Namely, a crescendo or finale that takes place on a moving object, such as a train. This one is likely impossible to achieve properly, and even less likely to work gracefully in versus.

Initiated an attempt at this one today. Several main issues to overcome:

1) Bots don't like the train. At all. If I spawn them off it, they won't get on it (even with a nav_mesh--if they aren't on the train, the finale won't start). If I spawn them on it, they slide off when it starts to move. I added in chest high railings to keep them on, limits visibility, but they can't jump off (foot high barriers they jumped over--idiots).

Additional Testing

Bots are still f-ing stupid.

2) The train jerks to a halt if any infected (or player) stands in front of the train.

3) Minor, but using a mounted minigun while riding the train has the visible barrel jumping badly. Doesn't effect aim, but looks bad.

4) My initial map is likely too large. Generating a nav mesh had to be done in quadrants. Finale hoard spawns are pitifully tiny against the background, and get shot down trying to chase the train engine. Added in a repeater logic object to add panic events every minute or so, triggering more hoards. I don't know if it works or not, my last test didn't seem to show any more zombies than before...

5) More train cars. Essh. Adding in more cars would be difficult.

6) Infected can't jump onto the train. They can try, but are frozen in place as the train slides out from under them. I'm going to try and give them a ground-level platform to jump onto first (plus anti-bot-slide railings on the back), to see if that helps.

Additional Testing

Adding 5 foot wide platforms was not enough, even standing on the platform and climbing up higher caused them to be locked to the unmoving terrain. Likely because common infected are objects, not players. This would also cause an issue if the roll of train and terrain were reversed (i.e. train is static and the scenery moves around it): the bots would "glide" over the terrain and be unable to do anything about obstacles (impacting on tends to cause death: numerous zombies were run over by my ground level platforms).

More Additional Testing

I reversed the rolls of "train" and "static" such that the terrain was moving relative to the game world, rather than the player's train object. Infected still jam the train to a hault even when there are push objects on the leading edge.

As a side effect of the nav mesh not matching up with the environment all the time, zombies spawned in mid air.
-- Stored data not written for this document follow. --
template <int EPI, bool EARLY = walk_reads_early(EPI)>
__device__ __forceinline__ void gemm_walk_body(char* smem, const bf16_t* __restrict__ A, int lda,
                                               const bf16_t* __restrict__ W, const float* __restrict__ bias,
                                               const float2* __restrict__ stats, const float* __restrict__ colsum,
                                               const bf16_t* residual, bf16_t* C, int ldc, int M, int N, int K,
                                               int group, int tiles, float* stats_out) {
    constexpr bool RES = EPI == VPF_EPI_BIAS_RESIDUAL;
    constexpr bool DIRECT = epi_is_gelu(EPI);
    constexpr int HALF = WALK_HALF;
    constexpr int RING = WALK_RING;
    constexpr int AUX_SET = walk_aux_set(EPI);
    constexpr int GROUP_IMG = WALK_GROUP_IMG;
    const int tid = threadIdx.x, lane = tid & 63;
    const int wid = __builtin_amdgcn_readfirstlane(tid >> 6);
    const int wm = wid >> 2, wn = wid & 3;
    constexpr bool LN = epi_is_ln(EPI);
    const int nk = K / BK;

    const int stride = (int)gridDim.x >> 3;
    int lid = xcd_first(tiles, (int)blockIdx.x & 7) + ((int)blockIdx.x >> 3);
    const int lid_end = xcd_first(tiles, ((int)blockIdx.x & 7) + 1);
    if (lid >= lid_end) return;
    int m0, n0;
    tile_of_lid(M, N, group, lid, m0, n0);

    const char* Ablk;
    const char* Bblk;
    uint32_t off[4][2];
    auto set_panels = [&](int tm0, int tn0, int ln) {
        Ablk = reinterpret_cast<const char*>(A) + (size_t)tm0 * lda * 2;
        Bblk = reinterpret_cast<const char*>(W) + (size_t)tn0 * K * 2;
#pragma unroll
        for (int p = 0; p < 2; ++p) {
            const int rho = (wid + 8 * p) * 8 + (ln >> 3);
            const int lch = (ln & 7) ^ ((rho >> 1) & 7);
            const int ra0 = (rho >> 6) * 128 + (rho & 63);
            const int rb0 = (rho >> 5) * 64 + (DIRECT ? wperm(rho & 31) : (rho & 31));
            const int ra[2] = {ra0, ra0 + 64}, rb[2] = {rb0, rb0 + 32};
#pragma unroll
            for (int h = 0; h < 2; ++h) {
                off[h == 0 ? 0 : 3][p] = (uint32_t)min(ra[h], M - 1 - tm0) * (uint32_t)(lda * 2) + (uint32_t)(lch * 16);
                off[h == 0 ? 1 : 2][p] = (uint32_t)min(rb[h], N - 1 - tn0) * (uint32_t)(K * 2) + (uint32_t)(lch * 16);
            }
        }
    };
    auto stage = [&](int type, int kt) {
        kt = min(kt, nk - 1);
        char* slot = smem + ((kt & 1) * 4 + type) * HALF;
        const char* src = (type == 0 || type == 3) ? Ablk : Bblk;
        const uint32_t koff = (uint32_t)kt * (BK * 2);
#pragma unroll
        for (int p = 0; p < 2; ++p)
            __builtin_amdgcn_global_load_lds((gptr_t)(src + off[type][p] + koff), (lptr_t)(slot + (wid + 8 * p) * 1024),
                                             16, 0, 0);
    };
    auto load_aux = [&](char* dst, int tm0, int tn0, int ln) {
        dma_bias_colsum<LN>(dst, bias, colsum, tn0, N, wid, ln);
        if constexpr (LN) dma_planes(dst + 2048, stats, 0, tm0, M, wid, ln);
    };

    set_panels(m0, n0, lane);
    load_aux(smem + RING, m0, n0, lane);
    stage(0, 0); stage(1, 0); stage(2, 0); stage(3, 0); stage(0, 1); stage(1, 1);
    asm volatile("s_waitcnt vmcnt(8)" ::: "memory");
    __builtin_amdgcn_s_barrier();
    asm volatile("" ::: "memory");

    f32x4 acc[4][8];
    const int fr = lane & 15, fq = lane >> 4;
    const int sw = (fr >> 1) & 7;
    const int abase = (wm * 64 + fr) * 128, bbase = (wn * 32 + fr) * 128;
    auto mfma_quadrant = [&](const i32x4 (&fa)[2][4], const i32x4 (&fb)[2][2], int mh, int nh) {
        asm volatile("s_waitcnt lgkmcnt(0)" ::: "memory");
        __builtin_amdgcn_sched_barrier(0);
#pragma unroll
        for (int ks = 0; ks < 2; ++ks)
#pragma unroll
            for (int j = 0; j < 2; ++j)
#pragma unroll
                for (int i = 0; i < 4; ++i)
                    acc[nh * 2 + j][mh * 4 + i] = __builtin_amdgcn_mfma_f32_16x16x32_bf16(
                        __builtin_bit_cast(bf16x8, fb[ks][j]), __builtin_bit_cast(bf16x8, fa[ks][i]),
                        acc[nh * 2 + j][mh * 4 + i], 0, 0, 0);
        __builtin_amdgcn_sched_barrier(0);
    };
    auto read_a = [&](i32x4 (&fa)[2][4], const char* slot) {
#pragma unroll
        for (int ks = 0; ks < 2; ++ks)
#pragma unroll
            for (int i = 0; i < 4; ++i) fa[ks][i] = lds16(slot + abase + i * 2048 + (((ks * 4 + fq) ^ sw) << 4));
    };
    auto read_b = [&](i32x4 (&fb)[2][2], const char* slot) {
#pragma unroll
        for (int ks = 0; ks < 2; ++ks)
#pragma unroll
            for (int j = 0; j < 2; ++j) fb[ks][j] = lds16(slot + bbase + j * 2048 + (((ks * 4 + fq) ^ sw) << 4));
    };
    auto bar = [&]() {
        __builtin_amdgcn_sched_barrier(0);
        __builtin_amdgcn_s_barrier();
        __builtin_amdgcn_sched_barrier(0);
    };
    i32x4 fa0[2][4];
    const uint32_t ring32 = (uint32_t)(uintptr_t)(lptr_t)smem;
    const uint32_t arel[2] = {(uint32_t)(abase + ((fq ^ sw) << 4)), (uint32_t)(abase + (((4 + fq) ^ sw) << 4))};
    const uint32_t brel[2] = {(uint32_t)(bbase + ((fq ^ sw) << 4)), (uint32_t)(bbase + (((4 + fq) ^ sw) << 4))};

    int skt = 0;
    int par = 0;
    for (;;) {
        const int lid_next = lid + stride;
        const bool more = lid_next < lid_end;
        int m0n = m0, n0n = n0;
        if constexpr (EARLY) {
            const uint32_t a0[2] = {ring32 + arel[0], ring32 + arel[1]};
            frag_read<0>(fa0, a0);
            __builtin_amdgcn_sched_barrier(0);
        }
        if (wm == 1) __builtin_amdgcn_s_barrier();
        asm volatile("" ::: "memory");
#pragma unroll
        for (int j = 0; j < 4; ++j)
#pragma unroll
            for (int i = 0; i < 8; ++i) acc[j][i] = f32x4{0.f, 0.f, 0.f, 0.f};

        for (int kt = 0; kt < nk; ++kt, ++skt) {
            const char* buf = smem + (kt & 1) * 4 * HALF;
            i32x4 fa1[2][4], fb0[2][2], fb1[2][2];
            const uint32_t buf32 = ring32 + (kt & 1) * 4 * HALF, nbuf32 = ring32 + ((kt + 1) & 1) * 4 * HALF;
            [[maybe_unused]] const uint32_t ad[2] = {buf32 + arel[0], buf32 + arel[1]};
            [[maybe_unused]] const uint32_t bd[2] = {buf32 + brel[0], buf32 + brel[1]};
            [[maybe_unused]] const uint32_t nad[2] = {nbuf32 + arel[0], nbuf32 + arel[1]};
            if constexpr (EARLY) {
                frag_read<HALF>(fb0, bd);
            } else {
                read_a(fa0, buf);
                read_b(fb0, buf + HALF);
            }
            stage(2, skt + 1);
            asm volatile("s_waitcnt vmcnt(8)" ::: "memory");
            bar();
            mfma_quadrant(fa0, fb0, 0, 0);
            bar();
            if constexpr (EARLY) frag_read<2 * HALF>(fb1, bd);
            else read_b(fb1, buf + 2 * HALF);
            stage(3, skt + 1);
            asm volatile("s_waitcnt vmcnt(8)" ::: "memory");
            bar();
            mfma_quadrant(fa0, fb1, 0, 1);
            bar();
            if (more && kt == nk - 2) {
                const int ln = opaque_lane();
                tile_of_lid(M, N, group, lid_next, m0n, n0n);
                set_panels(m0n, n0n, ln);
                load_aux(smem + RING + (par ^ 1) * AUX_SET, m0n, n0n, ln);
                skt -= nk;
            }
            if constexpr (EARLY) frag_read<3 * HALF>(fa1, ad);
            else read_a(fa1, buf + 3 * HALF);
            stage(0, skt + 2);
            if constexpr (EARLY) asm volatile("s_waitcnt vmcnt(8)" ::: "memory");
            bar();
            mfma_quadrant(fa1, fb1, 1, 1);
            bar();
            if constexpr (EARLY) frag_read<0>(fa0, nad);
            stage(1, skt + 2);
            asm volatile("s_waitcnt vmcnt(8)" ::: "memory");
            bar();
            mfma_quadrant(fa1, fb0, 1, 0);
            bar();
        }
        [[maybe_unused]] uint4 res[16];
        [[maybe_unused]] int eln = lane;
        if constexpr (RES) {
            eln = opaque_lane();
            load_residual<true>(res, residual, wm, wn, m0, n0, eln, ldc, M, N);
        } else if constexpr (EARLY && !DIRECT) {
            eln = opaque_lane();
        }
        if (wm == 0) __builtin_amdgcn_s_barrier();
        asm volatile("" ::: "memory");
        if constexpr (DIRECT)
            store_wave_tile_direct<EPI, true>(smem + RING + par * AUX_SET, acc, wm, wn, m0, n0, lane, C, ldc, M, N);
        else if constexpr (RES)
            store_wave_tile_group_res(smem + RING + 2 * AUX_SET + wid * GROUP_IMG, smem + RING + par * AUX_SET, acc, wm,
                                      wn, m0, n0, eln, res, C, ldc, M, N, stats_out, M);
        else
            store_wave_tile_group<EPI>(smem + RING + 2 * AUX_SET + wid * GROUP_IMG, smem + RING + par * AUX_SET, acc, wm,
                                       wn, m0, n0, eln, C, ldc, M, N);
        if (!more) break;
        lid = lid_next;
        m0 = m0n;
        n0 = n0n;
        par ^= 1;
    }
    asm volatile("s_waitcnt vmcnt(0)" ::: "memory");
}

I fixed this by adding in NPC clip brushes in the air around objects that they couldn't spawn above (such that the open spaces were only above legal spawn locations on the terrain).
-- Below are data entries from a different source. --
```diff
+            ++spins;
+            if (todo == 0u || watchdog()) break;
+        }
+    } else {
+        const long long c0 = clock64();
+        issue(a0, a1);
+        inspect(a0, a1);
+        ++spins;
+        if (todo != 0u) {
+            const long long c1 = clock64(), half = (c1 - c0) >> 1;
+            issue(a0, a1);
+            while (clock64() - c1 < half) {}
+            while (true) {
+                issue(b0, b1);
+                inspect(a0, a1);
+                ++spins;
+                if (todo == 0u || watchdog()) break;
+                issue(a0, a1);
+                inspect(b0, b1);
+                ++spins;
+                if (todo == 0u || watchdog()) break;
+            }
+        }
+    }
+    return spins;
 }
 
 __device__ __forceinline__ void ll_wait_acks(const uint32_t* acks, uint32_t fin, uint32_t tag, int lane, uint32_t* stall) {
@@ -123,45 +171,72 @@
     }
 }
 
+template <int NWARPS, int DEPTH = LL_POLL_DEPTH>
 __device__ __forceinline__ double ll_allreduce(const LLView& ll, uint32_t parity, uint32_t tag, uint32_t b, uint32_t n_chunks,
-                                               double v, int lane, unsigned long long* hops = nullptr, uint32_t fin = 0,
+                                               double v, double* xs, unsigned long long* hops = nullptr, uint32_t fin = 0,
                                                bool acks_due = false) {
+    static_assert(LK_GROUP <= NWARPS && 2 * NWARPS <= 64, "one level-1 row per warp; the round counts fit their slots");
+    constexpr int RPW2 = (LL_MAX_GROUPS + NWARPS - 1) / NWARPS;
     constexpr size_t COPY = (size_t)LL_MAX_GROUPS * LL_ROW;
+    const int lane = threadIdx.x & 31, warp = threadIdx.x >> 5;
     ulonglong2* crows = ll.chunk_rows + (size_t)parity * LL_MAX_CHUNKS * LL_ROW;
     ulonglong2* grows = ll.group_rows + (size_t)parity * LL_COPIES * COPY;
     uint32_t* acks = ll.acks + (size_t)parity * LL_MAX_FINISHERS;
+    double* xs1 = xs;
+    double* xs2 = xs + LK_GROUP * 32;
+    uint32_t* rw = reinterpret_cast<uint32_t*>(xs + (LK_GROUP + LL_MAX_GROUPS) * 32);
     const uint32_t n_groups = (n_chunks + LK_GROUP - 1) / LK_GROUP;
     uint32_t r1 = 0, r2 = 0;
     if (b < n_chunks) {
         if ((b % LK_GROUP) == 0) {
-            if (hops && lane == 0) hops[0] = gtime();
+            if (hops && threadIdx.x == 0) hops[0] = gtime();
             const uint32_t n = min((uint32_t)LK_GROUP, n_chunks - b);
-            const double s = ll_sum_rows<LK_GROUP, false>(crows, b, n, tag, lane, ll.stall, r1, v, true);
-            if (hops && lane == 0) hops[1] = gtime();
-            ulonglong2* g = grows + (size_t)(b / LK_GROUP) * LL_ROW + lane;
-            if (fin && acks_due) ll_wait_acks(acks, fin, tag - 2u, lane, ll.stall);
-#pragma unroll
-            for (int r = 0; r < LL_REPLICAS; ++r) ll_store(g + (size_t)r * COPY, s, tag);
-            if (fin) ll_store(g + (size_t)LL_REPLICAS * COPY, s, tag);
-            if (hops && lane == 0) hops[2] = gtime();
-        } else {
+            r1 = ll_poll_rows<NWARPS, 1, DEPTH>(crows, b, 1, n, tag, ll.stall, xs1);
+            __syncthreads();
+            if (warp == 0) {
+                double s = 0.0;
+                s += v;
+#pragma unroll
+                for (uint32_t k = 1; k < (uint32_t)LK_GROUP; ++k)
+                    if (k < n) s += xs1[k * 32 + lane];
+                if (hops && lane == 0) hops[1] = gtime();
+                ulonglong2* g = grows + (size_t)(b / LK_GROUP) * LL_ROW + lane;
+                if (fin && acks_due) ll_wait_acks(acks, fin, tag - 2u, lane, ll.stall);
+#pragma unroll
+                for (int r = 0; r < LL_REPLICAS; ++r) ll_store(g + (size_t)r * COPY, s, tag);
+                if (fin) ll_store(g + (size_t)LL_REPLICAS * COPY, s, tag);
+                if (hops && lane == 0) hops[2] = gtime();
+            }
+        } else if (warp == 0) {
             ll_store(crows + (size_t)b * LL_ROW + lane, v, tag);
             if (hops && lane == 0) hops[0] = gtime();
         }
     }
     const bool finisher = fin && b >= n_chunks;
-    const double t = ll_sum_rows<LL_MAX_GROUPS, true>(grows + (size_t)(finisher ? LL_REPLICAS : b % LL_REPLICAS) * COPY, 0, n_groups,
-                                                      tag, lane, ll.stall, r2);
-    if (finisher) {
-        __syncwarp();
-        if (lane == 0) asm volatile("st.release.gpu.global.u32 [%0], %1;" ::"l"(acks + (b - n_chunks)), "r"(tag) : "memory");
-    }
+    r2 = ll_poll_rows<NWARPS, RPW2, DEPTH>(grows + (size_t)(finisher ? LL_REPLICAS : b % LL_REPLICAS) * COPY, 0, 0, n_groups, tag,
+                                           ll.stall, xs2);
     if (hops) {
         r1 = __reduce_max_sync(0xffffffffu, r1);
         r2 = __reduce_max_sync(0xffffffffu, r2);
         if (lane == 0) {
-            hops[3] = gtime();
-            hops[4] = (unsigned long long)r1 | ((unsigned long long)r2 << 32);
+            rw[2 * warp] = r1;
+            rw[2 * warp + 1] = r2;
+        }
+    }
+    __syncthreads();
+    double t = 0.0;
+    if (warp == 0) {
+        if (finisher && lane == 0) asm volatile("st.release.gpu.global.u32 [%0], %1;" ::"l"(acks + (b - n_chunks)), "r"(tag) : "memory");
+        for (uint32_t g = 0; g < n_groups; ++g) t += xs2[g * 32 + lane];
+        if (hops) {
+            r1 = lane < NWARPS ? rw[2 * lane] : 0u;
+            r2 = lane < NWARPS ? rw[2 * lane + 1] : 0u;
+            r1 = __reduce_max_sync(0xffffffffu, r1);
+            r2 = __reduce_max_sync(0xffffffffu, r2);
+            if (lane == 0) {
+                hops[3] = gtime();
+                hops[4] = (unsigned long long)r1 | ((unsigned long long)r2 << 32);
+            }
         }
     }
     return t;
@@ -180,8 +255,8 @@
     for (uint32_t g = 2u * (uint32_t)warp; g < n_groups; g += 2u * NWARPS) {
         uint32_t rounds;
         double hi;
-        gs[g * 32 + lane] = ll_sum_rows<2 * LK_GROUP, true, LK_GROUP>(crows, g * LK_GROUP, min(2u * LK_GROUP, n_chunks - g * LK_GROUP),
-                                                                       tag, lane, ll.stall, rounds, 0.0, false, &hi);
+        gs[g * 32 + lane] = ll_sum_rows<2 * LK_GROUP, LK_GROUP>(crows, g * LK_GROUP, min(2u * LK_GROUP, n_chunks - g * LK_GROUP),
+                                                                 tag, lane, ll.stall, rounds, &hi);
         if (g + 1 < n_groups) gs[(g + 1) * 32 + lane] = hi;
     }
     __syncthreads();
```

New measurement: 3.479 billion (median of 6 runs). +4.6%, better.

Also had an issue with zombies attacking the players. I did a ongameplaystart director command to tell the director to start a panic event, but the zombies just stood there.

This might be viable if a way of keeping the zombies from blocking the train is found.
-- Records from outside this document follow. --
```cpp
#define NMF_DPP_ROWS(v, ctrl, rows) __builtin_bit_cast(float, __builtin_amdgcn_update_dpp(0, __builtin_bit_cast(int, (v)), (ctrl), (rows), 0xf, false))
__device__ __forceinline__ float wave_sum(float v) {
  v += NMF_DPP(v, 0xB1);
  v += NMF_DPP(v, 0x4E);
  v += NMF_DPP(v, 0x141);
  v += NMF_DPP(v, 0x140);
  v += NMF_DPP_ROWS(v, 0x142, 0xa);
  v += NMF_DPP_ROWS(v, 0x143, 0xc);
  return __builtin_bit_cast(float, __builtin_amdgcn_readlane(__builtin_bit_cast(int, v), 63));
}
template <int I>
__device__ __forceinline__ float grp8_bcast(float v) {
  constexpr int pattern = 0x18 | (I << 5);
  return __builtin_bit_cast(float, __builtin_amdgcn_ds_swizzle(__builtin_bit_cast(int, v), pattern));
}
typedef float f32x4 __attribute__((ext_vector_type(4)));
__device__ __forceinline__ float grp8_lo(float v) {
  return __builtin_bit_cast(float, __builtin_amdgcn_update_dpp(__builtin_bit_cast(int, v), __builtin_bit_cast(int, v), 0x114, 0xf, 0xa, false));
}
__device__ __forceinline__ float grp8_hi(float v) {
  return __builtin_bit_cast(float, __builtin_amdgcn_update_dpp(__builtin_bit_cast(int, v), __builtin_bit_cast(int, v), 0x104, 0xf, 0x5, false));
}
// ... 22 lines not shown
__device__ __forceinline__ int wave_reduce_bits(int v, int idn, Op op) {
  v = op(v, NMF_DPP_OLD(idn, v, 0xB1, 0xf));
  v = op(v, NMF_DPP_OLD(idn, v, 0x4E, 0xf));
  v = op(v, NMF_DPP_OLD(idn, v, 0x141, 0xf));
  v = op(v, NMF_DPP_OLD(idn, v, 0x140, 0xf));
  v = op(v, NMF_DPP_OLD(idn, v, 0x142, 0xa));
  v = op(v, NMF_DPP_OLD(idn, v, 0x143, 0xc));
  return __builtin_amdgcn_readlane(v, 63);
}
__device__ __forceinline__ float wave_min(float v) {
  return __builtin_bit_cast(float, wave_reduce_bits(__builtin_bit_cast(int, v), 0x7f800000, [](int a, int b) {
    return __builtin_bit_cast(int, fminf(__builtin_bit_cast(float, a), __builtin_bit_cast(float, b))); }));
}
__device__ __forceinline__ float wave_max(float v) {
  return __builtin_bit_cast(float, wave_reduce_bits(__builtin_bit_cast(int, v), (int)0xff800000, [](int a, int b) {
    return __builtin_bit_cast(int, fmaxf(__builtin_bit_cast(float, a), __builtin_bit_cast(float, b))); }));
}
__device__ __forceinline__ float groups_sum(float v) {
  v += NMF_DPP(v, 0x128);
  { float a = v, b = v; asm volatile("s_nop 1\n\tv_permlane16_swap_b32 %0, %1\n\ts_nop 1" : "+v"(a), "+v"(b)); v = a + b; }
  { float a = v, b = v; asm volatile("s_nop 1\n\tv_permlane32_swap_b32 %0, %1\n\ts_nop 1" : "+v"(a), "+v"(b)); v = a + b; }
  return v;
}
__device__ __forceinline__ int wave_prefix_min_int(int v) {
  constexpr int big = 0x7fffffff;
  auto mn = [](int a, int b) { return a < b ? a : b; };
  v = mn(v, NMF_DPP_OLD(big, v, 0x111, 0xf));
  v = mn(v, NMF_DPP_OLD(big, v, 0x112, 0xf));
  v = mn(v, NMF_DPP_OLD(big, v, 0x114, 0xf));
  v = mn(v, NMF_DPP_OLD(big, v, 0x118, 0xf));
  v = mn(v, NMF_DPP_OLD(big, v, 0x142, 0xa));
  v = mn(v, NMF_DPP_OLD(big, v, 0x143, 0xc));
  return v;
}
__device__ __forceinline__ int wave_min_int(int v) {
  return wave_reduce_bits(v, 0x7fffffff, [](int a, int b) { return a < b ? a : b; });
}
__device__ __forceinline__ void wave_argmin(float& v, int& i) {
  const float m = wave_min(v);
  i = wave_min_int(v == m ? i : 0x7fffffff);
  v = m;
}
__device__ __forceinline__ void wave_argmax(float& v, int& i) {
  const float m = wave_max(v);
  i = wave_min_int(v == m ? i : 0x7fffffff);
  v = m;
// ... 4 lines not shown
```

### flygym_amd/csrc/nmf_step.hip

```cpp
#include "nmf_device.h"
#include "nmf_step_lds.h"
#include "nmf_step_diag.h"
#include "nmf_tree_fwd.h"
#include "nmf_step_kinematics.h"
#include "nmf_step_collision.h"
#include "nmf_step_aba.h"
#include "nmf_step_contact.h"
#include "nmf_dual.h"
#include "nmf_step_noslip.h"
#include "nmf_step_actuation.h"
#include "nmf_step_forward.h"
#include "nmf_step_io.h"
#include "nmf_tree.h"

namespace nmf {

template <class TP> constexpr int waves_per_simd() { return 2; }

template <class TP>
__device__ __forceinline__ void stage_launch_constants(FlyLds<TP>& s, const GModel& m) {
  if constexpr (!TP::kStar) { if (threadIdx.x == 0) { s.rt_nb = m.nb; s.rt_nv = m.nv; } __syncthreads(); }
  if constexpr (TP::kNFact > 1) {
    for (int b = threadIdx.x; b < TP::kTblB && b < m.nb; b += kWave) {
      s.t_body[b] = (unsigned char)m.tree_body[b < m.tree_lvl_start[m.tree_nlevel] ? b : 0];
      s.t_parent[b] = (unsigned char)(b ? m.body_parent[b] : 0);
      s.t_dofadr[b] = (unsigned char)m.body_dofadr[b]; s.t_dofnum[b] = (unsigned char)m.body_dofnum[b];
      s.t_cstart[b] = (unsigned char)m.tree_child_start[b]; s.t_ccount[b] = (unsigned char)m.tree_child_count[b];
    }
    for (int j = threadIdx.x; j < TP::kTblV && j < m.nv; j += kWave) s.t_dofbody[j] = (unsigned char)m.dof_body[j];
    if (threadIdx.x < 18) s.t_lvl[threadIdx.x] = (unsigned char)m.tree_lvl_start[threadIdx.x];
    if (threadIdx.x == 0) s.t_nlevel = (unsigned char)m.tree_nlevel;
    if constexpr (TP::kStar) {
      for (int i = threadIdx.x; i < kRestLevels * 16; i += kWave) (&s.t_pack[0][0][0])[i] = m.rest_fast ? m.rest_pack[i] : 0xffffffffu;
    }
    __syncthreads();
  }
  const int lane = threadIdx.x;
  for (int j = lane; j < s.nv(); j += kWave) {
    if constexpr (row_width_s<TP>() > 6) s.S[j][6] = 0.f;
    s.arm[j] = m.dof_armature[j];
    if constexpr (kHasCm3<TP>) { s.damp[j] = m.dof_damping[j]; s.dlt[j] = m.dof_armature[j] + m.timestep * m.dof_damping[j]; }
  }
  if (lane < 6) {
    const KLane K = k_lane(lane, make_frame(v3(m.plane[0], m.plane[1], m.plane[2])));
    float* q = s.k_tab[lane];
#pragma unroll
    for (int i = 0; i < 3; ++i) { q[i] = K.dA[i]; q[3 + i] = K.dB[i]; q[6 + i] = K.dO[i]; }
    q[9] = __int_as_float(K.ia); q[10] = __int_as_float(K.ib);
    int words[3];
    inertia_map_pack(lane, words);
    q[11] = __int_as_float(words[0]); q[12] = __int_as_float(words[1]); q[13] = __int_as_float(words[2]);
    if constexpr (kHasIsym<TP>) {
#pragma unroll
      for (int c = 0; c < 6; c++) {
        const int i = lane < c ? lane : c, jx = lane < c ? c : lane;
        q[14 + c] = __int_as_float(sym_idx(i, jx));
      }
    }
  }
  if constexpr (kHasIsym<TP>) if (lane == 0) {
    const Frame fr = make_frame(v3(m.plane[0], m.plane[1], m.plane[2]));
    st3(&s.frame9[0], fr.n); st3(&s.frame9[3], fr.t1); st3(&s.frame9[6], fr.t2);
    HotModel& h = s.hot;
    h.dof_axis = m.dof_axis; h.body_pos = m.body_pos; h.body_quat = m.body_quat; h.geom_p0 = m.geom_p0; h.geom_p1 = m.geom_p1;
// ... 194 lines not shown
```

### flygym_amd/csrc/nmf_step_aba.h

```cpp
#pragma once
#include "nmf_device.h"

namespace nmf {

template <class TP>
__device__ __forceinline__ bool rest_reduced(const FlyLds<TP>& s) {
  if constexpr (TP::kStar) { if constexpr (TP::REST_B > 0) return __builtin_amdgcn_readfirstlane(s.reduced) != 0; }
  return false;
}
template <class TP, class F>
__device__ __forceinline__ void for_dofs(const FlyLds<TP>& s, bool red, int lane, F&& f) {
  if constexpr (TP::kStar) { if constexpr (TP::REST_V > 0) {
    if (red) { for (int jj = lane; jj < TP::NV - TP::REST_V; jj += kWave) f(jj < 6 ? jj : jj + TP::REST_V); return; }
  } }
  for (int j = lane; j < s.nv(); j += kWave) f(j);
}
template <class TP, class F>
__device__ __forceinline__ void for_bodies(const FlyLds<TP>& s, bool red, int lane, F&& f) {
  if constexpr (TP::kStar) { if constexpr (TP::REST_B > 0) {
    if (red) { for (int bb = lane; bb < TP::NB - TP::REST_B; bb += kWave) f(bb < 1 ? 0 : bb + TP::REST_B); return; }
  } }
  for (int b = lane; b < s.nb(); b += kWave) f(b);
}

// ... 45 lines not shown
    float pw[TP::NBL];
#pragma unroll
    for (int l = 0; l < TP::NBL; ++l) pw[l] = W[b0 + l][L.rr];
    static_for<TP::NBL>([&](auto I) {
      constexpr int l = TP::NBL - 1 - decltype(I)::value;
      acc += pw[l];
      W[b0 + l][L.rr] = acc;
    });
  }
  WSYNC();
  if (lane < 6) {
    float a0 = W[0][lane];
#pragma unroll
    for (int k = 0; k < TP::NLEG; ++k) a0 += W[TP::LB0 + k * TP::NBL][lane];
    if constexpr (TP::REST_B > 0) {
      if (!red) for (int k = (int)s.t_cstart[0]; k < (int)s.t_cstart[0] + (int)s.t_ccount[0]; ++k) a0 += W[(int)s.t_body[k]][lane];
    }
    W[0][lane] = a0;
  }
  WSYNC();
  if constexpr (TP::REST_V == 0 && TP::NV > kWave && TP::NV <= 2 * kWave) {
    const int jb = lane + kWave;
    const bool two = jb < TP::NV;
    const float pa = dot(ldsv(s.S[lane]), ldsv(W[dof_body_of<TP>(lane)]));
    float pb = 0.f;
    if (two) pb = dot(ldsv(s.S[jb]), ldsv(W[dof_body_of<TP>(jb)]));
    emit(lane, pa);
    if (two) emit(jb, pb);
  } else {
    for_dofs(s, red, lane, [&](int j) {
      emit(j, dot(ldsv(s.S[j]), ldsv(W[j >= TP::LD0 || j < 6 ? dof_body_of<TP>(j) : tbl_dofbody(s, j)])));
    });
  }
  WSYNC();
  }
}
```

7) Train speed. At 125 units/second the train doesn't appear to be moving all that fast, a decent clip, but it's at least as fast as zombies. Balance will need to be found. Boomers will likely pose no threat on this kind of map.

Additional Testing

85 speed units seems to be decent. Train feels like it's on the move, zombies can easily catch up (and get run down).

Multiple Safe Rooms

Two ending safe rooms.

Two routes you could take.

Two different next maps.

Which do you choose?

Initial Gathered Knowledge

This method isn't exactly feasible. Bots will have trouble, the nav_mesh ESCAPE_ROUTE only goes to one room, and all (living) survivors need to be in the same safe room in order for the level to end. If they aren't, but both doors close, no one is sure what would happen, it is assumed that nothing would happen, both safe rooms would consider that someone is alive and Not Inside.